-------- Task data

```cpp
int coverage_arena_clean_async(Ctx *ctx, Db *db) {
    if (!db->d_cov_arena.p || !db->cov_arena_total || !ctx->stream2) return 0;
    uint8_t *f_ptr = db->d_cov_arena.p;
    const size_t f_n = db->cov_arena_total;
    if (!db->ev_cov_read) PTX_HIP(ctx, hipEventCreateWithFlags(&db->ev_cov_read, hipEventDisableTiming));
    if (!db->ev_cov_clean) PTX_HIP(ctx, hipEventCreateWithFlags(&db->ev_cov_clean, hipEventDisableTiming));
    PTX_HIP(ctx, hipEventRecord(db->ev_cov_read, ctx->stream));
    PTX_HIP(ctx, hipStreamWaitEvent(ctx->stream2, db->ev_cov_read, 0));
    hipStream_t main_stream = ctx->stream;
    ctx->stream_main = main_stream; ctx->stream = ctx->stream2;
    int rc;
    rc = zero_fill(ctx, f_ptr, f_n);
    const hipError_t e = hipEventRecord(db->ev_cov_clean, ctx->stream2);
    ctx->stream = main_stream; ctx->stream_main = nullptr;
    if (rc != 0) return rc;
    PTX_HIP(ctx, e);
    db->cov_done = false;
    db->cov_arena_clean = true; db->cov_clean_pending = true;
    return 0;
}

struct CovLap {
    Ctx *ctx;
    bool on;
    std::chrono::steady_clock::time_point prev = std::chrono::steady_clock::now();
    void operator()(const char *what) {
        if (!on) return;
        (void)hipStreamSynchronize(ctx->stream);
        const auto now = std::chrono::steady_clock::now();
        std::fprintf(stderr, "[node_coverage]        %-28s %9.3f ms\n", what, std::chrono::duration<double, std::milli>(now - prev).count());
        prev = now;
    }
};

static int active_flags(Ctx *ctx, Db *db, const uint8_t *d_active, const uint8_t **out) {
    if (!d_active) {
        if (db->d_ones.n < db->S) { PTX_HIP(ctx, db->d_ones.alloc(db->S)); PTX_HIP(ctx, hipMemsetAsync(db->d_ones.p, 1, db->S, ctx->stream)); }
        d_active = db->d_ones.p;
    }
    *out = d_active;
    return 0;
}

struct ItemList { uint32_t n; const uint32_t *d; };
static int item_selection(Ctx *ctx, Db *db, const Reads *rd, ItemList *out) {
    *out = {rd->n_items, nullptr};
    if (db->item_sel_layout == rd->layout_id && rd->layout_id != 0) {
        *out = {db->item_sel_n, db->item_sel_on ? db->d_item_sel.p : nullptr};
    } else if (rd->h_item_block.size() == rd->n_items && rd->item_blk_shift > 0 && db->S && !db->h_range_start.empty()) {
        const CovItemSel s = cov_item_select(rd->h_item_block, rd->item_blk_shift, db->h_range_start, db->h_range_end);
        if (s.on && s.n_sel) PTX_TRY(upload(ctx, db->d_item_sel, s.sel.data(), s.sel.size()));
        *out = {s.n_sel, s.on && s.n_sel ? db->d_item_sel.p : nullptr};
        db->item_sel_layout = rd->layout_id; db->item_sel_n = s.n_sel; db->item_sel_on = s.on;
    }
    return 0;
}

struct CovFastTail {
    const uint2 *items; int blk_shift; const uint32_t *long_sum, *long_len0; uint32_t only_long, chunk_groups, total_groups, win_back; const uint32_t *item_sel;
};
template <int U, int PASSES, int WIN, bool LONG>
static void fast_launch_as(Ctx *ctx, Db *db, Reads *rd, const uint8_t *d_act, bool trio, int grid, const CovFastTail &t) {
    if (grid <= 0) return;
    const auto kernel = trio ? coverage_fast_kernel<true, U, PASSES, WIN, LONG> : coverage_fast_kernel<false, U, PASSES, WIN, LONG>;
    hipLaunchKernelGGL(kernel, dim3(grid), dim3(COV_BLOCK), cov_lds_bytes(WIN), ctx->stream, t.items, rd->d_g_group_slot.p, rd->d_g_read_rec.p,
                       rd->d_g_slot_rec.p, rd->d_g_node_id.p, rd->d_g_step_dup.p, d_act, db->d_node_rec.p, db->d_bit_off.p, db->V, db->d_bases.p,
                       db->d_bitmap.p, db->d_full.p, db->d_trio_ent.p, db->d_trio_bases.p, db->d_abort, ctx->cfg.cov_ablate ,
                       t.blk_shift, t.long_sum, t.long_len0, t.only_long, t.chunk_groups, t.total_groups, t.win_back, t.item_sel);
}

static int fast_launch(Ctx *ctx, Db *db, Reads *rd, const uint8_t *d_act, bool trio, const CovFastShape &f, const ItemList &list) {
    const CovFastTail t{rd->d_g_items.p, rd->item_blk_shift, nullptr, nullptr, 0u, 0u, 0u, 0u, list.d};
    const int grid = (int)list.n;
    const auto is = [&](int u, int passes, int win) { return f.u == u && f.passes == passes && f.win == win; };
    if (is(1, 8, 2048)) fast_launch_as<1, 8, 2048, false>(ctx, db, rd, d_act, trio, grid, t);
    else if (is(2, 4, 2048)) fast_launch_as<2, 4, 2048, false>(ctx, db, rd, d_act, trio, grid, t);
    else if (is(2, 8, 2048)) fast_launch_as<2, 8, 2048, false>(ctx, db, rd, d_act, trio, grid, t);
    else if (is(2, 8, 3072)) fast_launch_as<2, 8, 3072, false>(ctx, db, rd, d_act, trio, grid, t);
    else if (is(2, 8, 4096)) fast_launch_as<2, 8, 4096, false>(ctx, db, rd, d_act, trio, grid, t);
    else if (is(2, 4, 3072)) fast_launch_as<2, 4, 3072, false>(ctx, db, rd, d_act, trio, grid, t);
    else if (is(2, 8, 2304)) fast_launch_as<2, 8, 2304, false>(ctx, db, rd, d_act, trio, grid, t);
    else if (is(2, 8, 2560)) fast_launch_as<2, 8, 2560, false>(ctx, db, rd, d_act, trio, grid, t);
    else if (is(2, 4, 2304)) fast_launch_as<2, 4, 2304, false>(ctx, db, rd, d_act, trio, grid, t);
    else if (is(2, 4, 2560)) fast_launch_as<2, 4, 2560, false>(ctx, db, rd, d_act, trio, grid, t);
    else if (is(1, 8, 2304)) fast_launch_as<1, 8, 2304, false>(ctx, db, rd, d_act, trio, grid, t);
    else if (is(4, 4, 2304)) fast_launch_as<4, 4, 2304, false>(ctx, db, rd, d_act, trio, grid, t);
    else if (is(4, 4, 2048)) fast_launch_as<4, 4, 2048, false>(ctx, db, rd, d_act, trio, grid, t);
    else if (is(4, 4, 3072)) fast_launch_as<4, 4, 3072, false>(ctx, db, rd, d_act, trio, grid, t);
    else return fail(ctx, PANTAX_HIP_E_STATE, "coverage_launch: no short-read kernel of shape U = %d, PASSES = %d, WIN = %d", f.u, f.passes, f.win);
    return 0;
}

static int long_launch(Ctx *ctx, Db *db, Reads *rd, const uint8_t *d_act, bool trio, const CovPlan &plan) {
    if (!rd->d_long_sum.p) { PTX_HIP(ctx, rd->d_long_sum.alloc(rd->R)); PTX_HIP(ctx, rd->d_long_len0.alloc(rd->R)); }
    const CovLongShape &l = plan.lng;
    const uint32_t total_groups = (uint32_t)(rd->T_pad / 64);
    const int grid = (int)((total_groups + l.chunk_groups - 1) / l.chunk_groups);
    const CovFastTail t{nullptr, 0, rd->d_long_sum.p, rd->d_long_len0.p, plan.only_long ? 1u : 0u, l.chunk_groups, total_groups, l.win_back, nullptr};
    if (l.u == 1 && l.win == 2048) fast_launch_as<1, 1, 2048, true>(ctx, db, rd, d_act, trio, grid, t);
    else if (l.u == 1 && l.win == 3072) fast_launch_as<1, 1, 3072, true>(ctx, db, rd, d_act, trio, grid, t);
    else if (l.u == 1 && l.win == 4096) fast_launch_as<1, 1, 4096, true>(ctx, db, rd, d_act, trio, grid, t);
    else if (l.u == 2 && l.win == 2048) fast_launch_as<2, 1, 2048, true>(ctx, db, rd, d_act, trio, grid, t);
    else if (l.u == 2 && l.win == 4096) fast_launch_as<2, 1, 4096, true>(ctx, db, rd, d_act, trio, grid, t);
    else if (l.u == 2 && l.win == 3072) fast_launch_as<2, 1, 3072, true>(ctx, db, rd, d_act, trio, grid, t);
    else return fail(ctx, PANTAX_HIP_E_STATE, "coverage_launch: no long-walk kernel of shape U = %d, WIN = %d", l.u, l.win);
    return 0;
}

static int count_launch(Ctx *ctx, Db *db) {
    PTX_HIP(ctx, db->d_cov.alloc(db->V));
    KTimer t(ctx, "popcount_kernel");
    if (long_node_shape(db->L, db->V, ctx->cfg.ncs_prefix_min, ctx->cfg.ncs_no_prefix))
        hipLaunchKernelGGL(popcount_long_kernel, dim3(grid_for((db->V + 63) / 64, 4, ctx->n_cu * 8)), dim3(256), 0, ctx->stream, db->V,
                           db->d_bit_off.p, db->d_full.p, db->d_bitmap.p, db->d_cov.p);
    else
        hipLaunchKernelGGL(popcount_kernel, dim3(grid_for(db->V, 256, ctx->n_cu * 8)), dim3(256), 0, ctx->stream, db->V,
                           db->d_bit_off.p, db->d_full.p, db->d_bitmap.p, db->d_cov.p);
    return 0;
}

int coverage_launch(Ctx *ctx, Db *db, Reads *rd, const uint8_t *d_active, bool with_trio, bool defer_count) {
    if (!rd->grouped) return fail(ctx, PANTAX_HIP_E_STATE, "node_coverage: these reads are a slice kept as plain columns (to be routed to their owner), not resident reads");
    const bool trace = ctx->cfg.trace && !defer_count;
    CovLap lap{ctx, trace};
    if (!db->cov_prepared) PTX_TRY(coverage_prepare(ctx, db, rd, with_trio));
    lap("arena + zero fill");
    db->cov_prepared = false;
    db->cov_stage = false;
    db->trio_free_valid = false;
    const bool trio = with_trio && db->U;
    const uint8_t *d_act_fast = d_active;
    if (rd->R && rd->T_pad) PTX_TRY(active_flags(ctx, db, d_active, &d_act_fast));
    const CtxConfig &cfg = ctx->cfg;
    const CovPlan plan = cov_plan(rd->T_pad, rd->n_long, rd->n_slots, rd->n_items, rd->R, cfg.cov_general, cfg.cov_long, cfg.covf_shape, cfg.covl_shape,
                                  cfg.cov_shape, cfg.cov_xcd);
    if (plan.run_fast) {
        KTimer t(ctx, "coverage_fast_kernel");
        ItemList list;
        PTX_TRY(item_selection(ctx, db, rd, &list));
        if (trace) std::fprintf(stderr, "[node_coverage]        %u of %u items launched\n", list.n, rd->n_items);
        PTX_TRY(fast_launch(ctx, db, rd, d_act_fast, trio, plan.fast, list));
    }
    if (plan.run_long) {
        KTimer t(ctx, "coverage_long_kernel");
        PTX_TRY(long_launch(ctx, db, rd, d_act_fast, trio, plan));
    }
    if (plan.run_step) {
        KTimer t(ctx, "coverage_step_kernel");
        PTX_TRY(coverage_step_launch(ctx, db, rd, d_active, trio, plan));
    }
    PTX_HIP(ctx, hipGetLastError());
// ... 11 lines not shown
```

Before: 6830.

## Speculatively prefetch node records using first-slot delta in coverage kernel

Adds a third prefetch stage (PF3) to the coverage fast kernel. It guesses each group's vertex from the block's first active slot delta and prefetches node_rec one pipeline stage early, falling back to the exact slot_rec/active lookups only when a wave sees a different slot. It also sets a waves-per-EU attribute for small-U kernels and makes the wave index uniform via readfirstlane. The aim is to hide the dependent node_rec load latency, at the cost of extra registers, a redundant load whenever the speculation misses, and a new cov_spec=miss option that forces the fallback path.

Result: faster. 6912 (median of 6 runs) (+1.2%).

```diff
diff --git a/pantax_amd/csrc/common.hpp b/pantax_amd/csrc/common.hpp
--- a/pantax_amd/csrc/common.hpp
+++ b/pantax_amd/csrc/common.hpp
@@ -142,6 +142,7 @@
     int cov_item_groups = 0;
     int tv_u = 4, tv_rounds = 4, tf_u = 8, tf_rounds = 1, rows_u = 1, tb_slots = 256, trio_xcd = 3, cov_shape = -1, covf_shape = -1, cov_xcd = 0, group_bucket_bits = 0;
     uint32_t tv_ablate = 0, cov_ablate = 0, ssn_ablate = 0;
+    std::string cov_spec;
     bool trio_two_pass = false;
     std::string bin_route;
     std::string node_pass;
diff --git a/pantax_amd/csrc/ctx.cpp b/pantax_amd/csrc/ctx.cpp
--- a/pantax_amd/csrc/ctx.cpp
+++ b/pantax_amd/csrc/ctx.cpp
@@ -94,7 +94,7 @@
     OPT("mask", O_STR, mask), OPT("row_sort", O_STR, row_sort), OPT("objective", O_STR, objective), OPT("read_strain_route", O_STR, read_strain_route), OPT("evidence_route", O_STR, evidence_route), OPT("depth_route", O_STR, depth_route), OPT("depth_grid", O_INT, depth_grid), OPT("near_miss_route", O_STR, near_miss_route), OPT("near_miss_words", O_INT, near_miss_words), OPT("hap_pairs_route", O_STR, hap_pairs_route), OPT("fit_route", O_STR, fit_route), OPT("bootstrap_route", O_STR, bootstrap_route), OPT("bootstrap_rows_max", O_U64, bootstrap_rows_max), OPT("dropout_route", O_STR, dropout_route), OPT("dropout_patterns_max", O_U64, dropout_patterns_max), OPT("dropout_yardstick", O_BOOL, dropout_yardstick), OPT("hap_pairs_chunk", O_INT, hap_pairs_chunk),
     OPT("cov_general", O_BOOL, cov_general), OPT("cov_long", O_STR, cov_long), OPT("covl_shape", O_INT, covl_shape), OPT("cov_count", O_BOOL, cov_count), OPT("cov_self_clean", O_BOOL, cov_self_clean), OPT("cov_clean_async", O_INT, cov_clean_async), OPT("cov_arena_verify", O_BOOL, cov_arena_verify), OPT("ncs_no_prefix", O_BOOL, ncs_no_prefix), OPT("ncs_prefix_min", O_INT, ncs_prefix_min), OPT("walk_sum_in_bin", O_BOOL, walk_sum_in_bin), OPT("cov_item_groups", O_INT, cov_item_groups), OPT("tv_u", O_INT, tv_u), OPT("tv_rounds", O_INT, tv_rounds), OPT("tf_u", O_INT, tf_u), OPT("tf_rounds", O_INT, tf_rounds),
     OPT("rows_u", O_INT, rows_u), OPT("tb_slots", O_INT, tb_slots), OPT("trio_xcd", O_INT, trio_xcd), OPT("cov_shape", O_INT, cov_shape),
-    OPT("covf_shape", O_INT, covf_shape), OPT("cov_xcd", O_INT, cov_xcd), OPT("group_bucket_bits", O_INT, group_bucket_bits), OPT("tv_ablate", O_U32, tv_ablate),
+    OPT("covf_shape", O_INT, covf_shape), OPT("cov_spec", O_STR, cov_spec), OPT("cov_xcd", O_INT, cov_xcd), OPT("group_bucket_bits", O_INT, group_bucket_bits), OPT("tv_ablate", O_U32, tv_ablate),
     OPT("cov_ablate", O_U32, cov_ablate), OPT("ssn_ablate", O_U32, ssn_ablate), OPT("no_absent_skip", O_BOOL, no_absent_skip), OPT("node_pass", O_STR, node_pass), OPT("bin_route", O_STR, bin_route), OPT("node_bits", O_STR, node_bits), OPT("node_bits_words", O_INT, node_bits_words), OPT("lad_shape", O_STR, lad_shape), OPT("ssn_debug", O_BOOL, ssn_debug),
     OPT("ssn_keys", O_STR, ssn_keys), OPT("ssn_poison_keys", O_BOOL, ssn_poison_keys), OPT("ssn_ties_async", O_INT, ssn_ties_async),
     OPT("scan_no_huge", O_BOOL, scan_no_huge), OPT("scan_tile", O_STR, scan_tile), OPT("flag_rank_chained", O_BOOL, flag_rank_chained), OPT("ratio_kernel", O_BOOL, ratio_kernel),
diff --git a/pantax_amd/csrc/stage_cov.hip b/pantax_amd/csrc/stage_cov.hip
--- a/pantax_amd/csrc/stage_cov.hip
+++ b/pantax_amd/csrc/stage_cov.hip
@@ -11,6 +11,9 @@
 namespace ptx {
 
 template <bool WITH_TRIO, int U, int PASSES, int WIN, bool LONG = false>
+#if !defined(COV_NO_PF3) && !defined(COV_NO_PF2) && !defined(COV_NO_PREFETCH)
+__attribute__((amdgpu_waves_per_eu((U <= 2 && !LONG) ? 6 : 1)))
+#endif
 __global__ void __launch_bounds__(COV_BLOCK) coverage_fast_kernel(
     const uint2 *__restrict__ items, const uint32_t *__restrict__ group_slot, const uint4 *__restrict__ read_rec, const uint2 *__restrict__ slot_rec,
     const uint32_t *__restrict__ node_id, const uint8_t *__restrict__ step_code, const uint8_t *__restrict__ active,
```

----------------

» **The task**
Copy out, from the data above, every line holding the word "CovFastTail".

» **Final answer**
struct CovFastTail {
static void fast_launch_as(Ctx *ctx, Db *db, Reads *rd, const uint8_t *d_act, bool trio, int grid, const CovFastTail &t) {
    const CovFastTail t{rd->d_g_items.p, rd->item_blk_shift, nullptr, nullptr, 0u, 0u, 0u, 0u, list.d};
    const CovFastTail t{nullptr, 0, rd->d_long_sum.p, rd->d_long_len0.p, plan.only_long ? 1u : 0u, l.chunk_groups, total_groups, l.win_back, nullptr};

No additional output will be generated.